WORK INSTRUCTIONS:
Produce the records below again, word for word, but stop after the line that contains "uint4 zc[PF][2];".

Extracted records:

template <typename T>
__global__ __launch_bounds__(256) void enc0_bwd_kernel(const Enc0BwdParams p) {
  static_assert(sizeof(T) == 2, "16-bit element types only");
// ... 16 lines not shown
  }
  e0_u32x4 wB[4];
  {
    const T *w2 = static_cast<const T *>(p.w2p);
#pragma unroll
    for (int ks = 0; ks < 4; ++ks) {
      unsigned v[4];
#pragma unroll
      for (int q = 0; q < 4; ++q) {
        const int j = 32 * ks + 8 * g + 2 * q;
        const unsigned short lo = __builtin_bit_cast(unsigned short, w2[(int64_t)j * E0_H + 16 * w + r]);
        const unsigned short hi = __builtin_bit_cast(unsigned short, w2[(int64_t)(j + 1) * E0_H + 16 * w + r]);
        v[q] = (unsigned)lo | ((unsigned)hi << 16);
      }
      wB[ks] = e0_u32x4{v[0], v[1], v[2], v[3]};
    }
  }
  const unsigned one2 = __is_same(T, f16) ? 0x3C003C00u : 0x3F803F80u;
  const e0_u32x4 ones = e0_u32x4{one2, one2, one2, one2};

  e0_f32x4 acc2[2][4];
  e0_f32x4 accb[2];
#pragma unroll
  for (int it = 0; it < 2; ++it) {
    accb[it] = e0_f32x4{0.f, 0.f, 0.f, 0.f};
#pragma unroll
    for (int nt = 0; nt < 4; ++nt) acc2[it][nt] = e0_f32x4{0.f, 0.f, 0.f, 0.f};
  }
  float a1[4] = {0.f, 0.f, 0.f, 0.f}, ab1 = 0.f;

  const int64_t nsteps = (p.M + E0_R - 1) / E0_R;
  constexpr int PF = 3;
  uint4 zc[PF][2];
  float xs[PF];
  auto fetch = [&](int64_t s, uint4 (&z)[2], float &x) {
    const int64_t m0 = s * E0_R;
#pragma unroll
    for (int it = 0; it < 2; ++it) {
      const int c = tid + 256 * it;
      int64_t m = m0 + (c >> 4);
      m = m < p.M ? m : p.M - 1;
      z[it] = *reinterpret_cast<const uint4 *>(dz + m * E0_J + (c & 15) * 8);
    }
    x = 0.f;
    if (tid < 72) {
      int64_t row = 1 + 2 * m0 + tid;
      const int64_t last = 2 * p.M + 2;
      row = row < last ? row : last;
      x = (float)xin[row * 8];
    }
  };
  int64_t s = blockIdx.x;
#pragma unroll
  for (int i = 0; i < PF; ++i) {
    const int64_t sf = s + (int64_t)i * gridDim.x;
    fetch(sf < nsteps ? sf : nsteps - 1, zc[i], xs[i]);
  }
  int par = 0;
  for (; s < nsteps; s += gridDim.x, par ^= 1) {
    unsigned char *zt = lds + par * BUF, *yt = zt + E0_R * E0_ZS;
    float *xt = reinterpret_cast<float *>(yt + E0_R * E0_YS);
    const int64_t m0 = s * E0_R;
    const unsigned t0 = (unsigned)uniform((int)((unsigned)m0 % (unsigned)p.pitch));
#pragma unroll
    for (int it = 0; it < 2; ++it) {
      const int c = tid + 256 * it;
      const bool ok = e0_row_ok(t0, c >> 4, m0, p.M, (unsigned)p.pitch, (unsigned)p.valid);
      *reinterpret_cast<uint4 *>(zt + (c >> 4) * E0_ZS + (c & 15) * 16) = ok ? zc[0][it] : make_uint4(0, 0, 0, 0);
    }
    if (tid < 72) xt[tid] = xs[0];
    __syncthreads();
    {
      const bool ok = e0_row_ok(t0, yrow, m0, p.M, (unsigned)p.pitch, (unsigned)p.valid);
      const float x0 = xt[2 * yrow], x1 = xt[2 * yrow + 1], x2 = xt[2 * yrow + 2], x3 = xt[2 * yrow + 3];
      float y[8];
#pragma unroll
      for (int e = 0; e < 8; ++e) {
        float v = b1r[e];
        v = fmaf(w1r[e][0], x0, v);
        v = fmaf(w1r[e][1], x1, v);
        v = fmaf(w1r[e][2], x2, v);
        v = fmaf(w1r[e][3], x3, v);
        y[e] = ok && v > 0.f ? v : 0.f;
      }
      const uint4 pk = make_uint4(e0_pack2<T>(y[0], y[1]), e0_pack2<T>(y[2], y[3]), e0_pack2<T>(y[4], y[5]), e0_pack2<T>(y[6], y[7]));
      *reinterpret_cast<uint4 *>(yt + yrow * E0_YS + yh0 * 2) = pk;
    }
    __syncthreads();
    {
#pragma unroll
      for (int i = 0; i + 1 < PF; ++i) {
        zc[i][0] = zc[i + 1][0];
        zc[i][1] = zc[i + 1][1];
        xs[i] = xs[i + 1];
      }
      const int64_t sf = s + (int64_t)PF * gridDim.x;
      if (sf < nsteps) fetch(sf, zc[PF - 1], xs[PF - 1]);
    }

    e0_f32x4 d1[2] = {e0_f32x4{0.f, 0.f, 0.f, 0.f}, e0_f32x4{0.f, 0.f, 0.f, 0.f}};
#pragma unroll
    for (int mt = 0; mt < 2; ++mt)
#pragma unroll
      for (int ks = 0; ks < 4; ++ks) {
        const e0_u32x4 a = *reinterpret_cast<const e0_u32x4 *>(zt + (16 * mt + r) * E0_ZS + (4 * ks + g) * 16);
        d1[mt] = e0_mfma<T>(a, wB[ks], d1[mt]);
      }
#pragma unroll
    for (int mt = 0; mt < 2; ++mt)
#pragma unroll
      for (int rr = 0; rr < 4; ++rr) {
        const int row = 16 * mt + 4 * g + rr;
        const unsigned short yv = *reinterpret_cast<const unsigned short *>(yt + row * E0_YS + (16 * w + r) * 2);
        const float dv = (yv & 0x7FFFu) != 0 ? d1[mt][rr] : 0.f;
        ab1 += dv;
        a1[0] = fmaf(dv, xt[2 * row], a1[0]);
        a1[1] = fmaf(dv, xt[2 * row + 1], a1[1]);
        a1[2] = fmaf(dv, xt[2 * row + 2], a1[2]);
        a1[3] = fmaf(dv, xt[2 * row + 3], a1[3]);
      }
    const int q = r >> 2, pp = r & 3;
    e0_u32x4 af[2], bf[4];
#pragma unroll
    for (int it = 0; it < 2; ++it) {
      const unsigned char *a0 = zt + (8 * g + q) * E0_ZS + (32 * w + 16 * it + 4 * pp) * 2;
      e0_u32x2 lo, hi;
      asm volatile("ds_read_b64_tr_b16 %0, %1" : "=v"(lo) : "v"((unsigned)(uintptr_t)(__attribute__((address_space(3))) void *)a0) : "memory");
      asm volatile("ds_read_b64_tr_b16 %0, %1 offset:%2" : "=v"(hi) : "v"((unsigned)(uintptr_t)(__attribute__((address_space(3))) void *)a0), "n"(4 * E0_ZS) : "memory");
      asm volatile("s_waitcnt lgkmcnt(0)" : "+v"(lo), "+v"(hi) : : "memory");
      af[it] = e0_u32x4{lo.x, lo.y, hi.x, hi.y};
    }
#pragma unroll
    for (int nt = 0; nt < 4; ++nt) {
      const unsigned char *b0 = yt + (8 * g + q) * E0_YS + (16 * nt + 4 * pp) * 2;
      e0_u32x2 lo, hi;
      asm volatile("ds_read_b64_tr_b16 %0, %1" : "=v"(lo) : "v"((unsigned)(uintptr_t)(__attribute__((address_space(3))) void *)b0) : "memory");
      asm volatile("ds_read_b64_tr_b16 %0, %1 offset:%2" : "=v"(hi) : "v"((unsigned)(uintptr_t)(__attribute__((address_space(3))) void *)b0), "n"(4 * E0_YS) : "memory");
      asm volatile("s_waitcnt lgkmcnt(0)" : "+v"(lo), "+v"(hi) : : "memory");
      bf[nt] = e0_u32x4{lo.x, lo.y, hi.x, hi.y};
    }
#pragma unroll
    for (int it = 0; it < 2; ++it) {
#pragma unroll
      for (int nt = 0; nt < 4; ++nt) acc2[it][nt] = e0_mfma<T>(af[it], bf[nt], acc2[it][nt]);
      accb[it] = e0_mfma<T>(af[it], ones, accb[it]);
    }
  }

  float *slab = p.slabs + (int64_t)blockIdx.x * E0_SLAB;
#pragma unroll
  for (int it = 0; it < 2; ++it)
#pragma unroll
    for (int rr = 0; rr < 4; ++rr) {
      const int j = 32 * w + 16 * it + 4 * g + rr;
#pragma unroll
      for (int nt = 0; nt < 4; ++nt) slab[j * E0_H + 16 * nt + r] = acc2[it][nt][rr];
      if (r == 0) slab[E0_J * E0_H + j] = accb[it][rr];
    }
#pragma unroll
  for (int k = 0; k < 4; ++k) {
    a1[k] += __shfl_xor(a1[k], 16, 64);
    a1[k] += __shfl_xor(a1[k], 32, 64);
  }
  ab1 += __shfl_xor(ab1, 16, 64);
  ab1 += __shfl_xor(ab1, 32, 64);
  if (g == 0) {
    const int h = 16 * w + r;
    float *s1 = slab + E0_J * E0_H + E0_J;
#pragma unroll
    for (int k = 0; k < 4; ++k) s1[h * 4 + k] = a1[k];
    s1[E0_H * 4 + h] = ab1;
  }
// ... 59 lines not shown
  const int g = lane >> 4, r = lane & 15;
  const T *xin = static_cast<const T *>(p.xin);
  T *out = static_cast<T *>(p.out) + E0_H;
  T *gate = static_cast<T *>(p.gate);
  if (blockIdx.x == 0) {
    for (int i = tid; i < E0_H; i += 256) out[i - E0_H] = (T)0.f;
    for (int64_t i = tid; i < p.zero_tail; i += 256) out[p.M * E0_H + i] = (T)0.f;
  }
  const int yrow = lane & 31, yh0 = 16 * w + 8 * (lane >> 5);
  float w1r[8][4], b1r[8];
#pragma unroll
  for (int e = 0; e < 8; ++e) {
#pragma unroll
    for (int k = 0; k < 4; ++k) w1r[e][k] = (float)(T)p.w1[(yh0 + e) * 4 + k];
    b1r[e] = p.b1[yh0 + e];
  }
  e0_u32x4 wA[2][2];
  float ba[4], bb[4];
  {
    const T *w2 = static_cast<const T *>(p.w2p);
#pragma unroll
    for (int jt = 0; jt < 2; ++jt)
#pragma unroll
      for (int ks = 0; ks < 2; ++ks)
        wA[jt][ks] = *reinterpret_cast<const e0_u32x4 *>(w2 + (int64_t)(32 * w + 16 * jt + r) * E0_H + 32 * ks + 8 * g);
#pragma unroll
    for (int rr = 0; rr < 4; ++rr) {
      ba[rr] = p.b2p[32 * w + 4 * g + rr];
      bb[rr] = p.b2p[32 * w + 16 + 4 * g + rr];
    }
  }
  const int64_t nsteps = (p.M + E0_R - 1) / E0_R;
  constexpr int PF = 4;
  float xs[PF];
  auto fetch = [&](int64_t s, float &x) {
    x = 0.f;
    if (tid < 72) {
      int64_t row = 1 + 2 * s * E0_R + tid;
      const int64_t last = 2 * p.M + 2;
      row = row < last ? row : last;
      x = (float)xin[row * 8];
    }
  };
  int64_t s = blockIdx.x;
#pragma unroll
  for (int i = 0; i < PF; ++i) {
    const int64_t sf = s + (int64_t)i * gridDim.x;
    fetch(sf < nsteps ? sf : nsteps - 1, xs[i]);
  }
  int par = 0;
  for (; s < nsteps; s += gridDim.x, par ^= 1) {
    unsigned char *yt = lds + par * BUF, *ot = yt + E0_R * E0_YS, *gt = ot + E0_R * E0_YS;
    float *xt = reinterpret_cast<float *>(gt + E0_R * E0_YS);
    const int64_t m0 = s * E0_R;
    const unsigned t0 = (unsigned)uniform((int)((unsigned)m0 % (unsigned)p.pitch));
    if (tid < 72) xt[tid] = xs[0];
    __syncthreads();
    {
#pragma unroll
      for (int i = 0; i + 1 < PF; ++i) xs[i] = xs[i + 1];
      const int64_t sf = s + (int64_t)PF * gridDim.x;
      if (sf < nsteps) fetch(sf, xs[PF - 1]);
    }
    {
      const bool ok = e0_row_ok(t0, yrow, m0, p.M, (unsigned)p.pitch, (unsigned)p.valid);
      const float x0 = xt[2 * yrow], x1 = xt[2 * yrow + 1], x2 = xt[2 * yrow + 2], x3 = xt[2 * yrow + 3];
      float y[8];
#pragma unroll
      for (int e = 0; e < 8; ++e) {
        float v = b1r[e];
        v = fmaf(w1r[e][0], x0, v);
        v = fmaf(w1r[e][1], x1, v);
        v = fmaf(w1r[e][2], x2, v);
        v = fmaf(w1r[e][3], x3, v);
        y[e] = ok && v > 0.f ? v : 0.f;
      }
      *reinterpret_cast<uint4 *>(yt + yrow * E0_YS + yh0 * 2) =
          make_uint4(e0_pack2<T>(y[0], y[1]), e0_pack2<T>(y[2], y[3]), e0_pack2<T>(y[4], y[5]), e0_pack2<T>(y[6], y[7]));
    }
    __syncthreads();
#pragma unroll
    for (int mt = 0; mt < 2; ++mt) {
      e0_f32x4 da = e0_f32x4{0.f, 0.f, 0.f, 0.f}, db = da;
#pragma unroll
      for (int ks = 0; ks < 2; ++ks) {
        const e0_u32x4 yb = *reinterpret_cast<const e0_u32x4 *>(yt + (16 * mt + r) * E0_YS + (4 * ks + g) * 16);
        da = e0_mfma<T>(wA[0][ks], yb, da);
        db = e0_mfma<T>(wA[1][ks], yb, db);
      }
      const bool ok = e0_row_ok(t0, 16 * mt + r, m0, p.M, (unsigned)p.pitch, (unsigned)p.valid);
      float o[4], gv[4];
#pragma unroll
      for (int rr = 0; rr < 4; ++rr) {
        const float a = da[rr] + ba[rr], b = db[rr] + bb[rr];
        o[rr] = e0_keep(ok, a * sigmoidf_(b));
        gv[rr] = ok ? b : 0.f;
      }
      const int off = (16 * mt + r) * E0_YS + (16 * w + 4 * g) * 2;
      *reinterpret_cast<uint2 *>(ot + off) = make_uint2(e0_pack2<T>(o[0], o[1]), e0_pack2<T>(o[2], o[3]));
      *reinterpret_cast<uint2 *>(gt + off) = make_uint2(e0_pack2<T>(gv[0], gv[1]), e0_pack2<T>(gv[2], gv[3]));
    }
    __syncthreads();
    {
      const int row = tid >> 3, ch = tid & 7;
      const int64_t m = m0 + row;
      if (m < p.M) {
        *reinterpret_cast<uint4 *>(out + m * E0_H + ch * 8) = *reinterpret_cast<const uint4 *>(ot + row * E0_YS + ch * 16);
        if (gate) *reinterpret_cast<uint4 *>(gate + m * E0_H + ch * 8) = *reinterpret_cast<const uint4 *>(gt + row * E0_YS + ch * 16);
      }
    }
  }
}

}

SOLUTION TO THE PROBLEM:
template <typename T>
__global__ __launch_bounds__(256) void enc0_bwd_kernel(const Enc0BwdParams p) {
  static_assert(sizeof(T) == 2, "16-bit element types only");
// ... 16 lines not shown
  }
  e0_u32x4 wB[4];
  {
    const T *w2 = static_cast<const T *>(p.w2p);
#pragma unroll
    for (int ks = 0; ks < 4; ++ks) {
      unsigned v[4];
#pragma unroll
      for (int q = 0; q < 4; ++q) {
        const int j = 32 * ks + 8 * g + 2 * q;
        const unsigned short lo = __builtin_bit_cast(unsigned short, w2[(int64_t)j * E0_H + 16 * w + r]);
        const unsigned short hi = __builtin_bit_cast(unsigned short, w2[(int64_t)(j + 1) * E0_H + 16 * w + r]);
        v[q] = (unsigned)lo | ((unsigned)hi << 16);
      }
      wB[ks] = e0_u32x4{v[0], v[1], v[2], v[3]};
    }
  }
  const unsigned one2 = __is_same(T, f16) ? 0x3C003C00u : 0x3F803F80u;
  const e0_u32x4 ones = e0_u32x4{one2, one2, one2, one2};

  e0_f32x4 acc2[2][4];
  e0_f32x4 accb[2];
#pragma unroll
  for (int it = 0; it < 2; ++it) {
    accb[it] = e0_f32x4{0.f, 0.f, 0.f, 0.f};
#pragma unroll
    for (int nt = 0; nt < 4; ++nt) acc2[it][nt] = e0_f32x4{0.f, 0.f, 0.f, 0.f};
  }
  float a1[4] = {0.f, 0.f, 0.f, 0.f}, ab1 = 0.f;

  const int64_t nsteps = (p.M + E0_R - 1) / E0_R;
  constexpr int PF = 3;
  uint4 zc[PF][2];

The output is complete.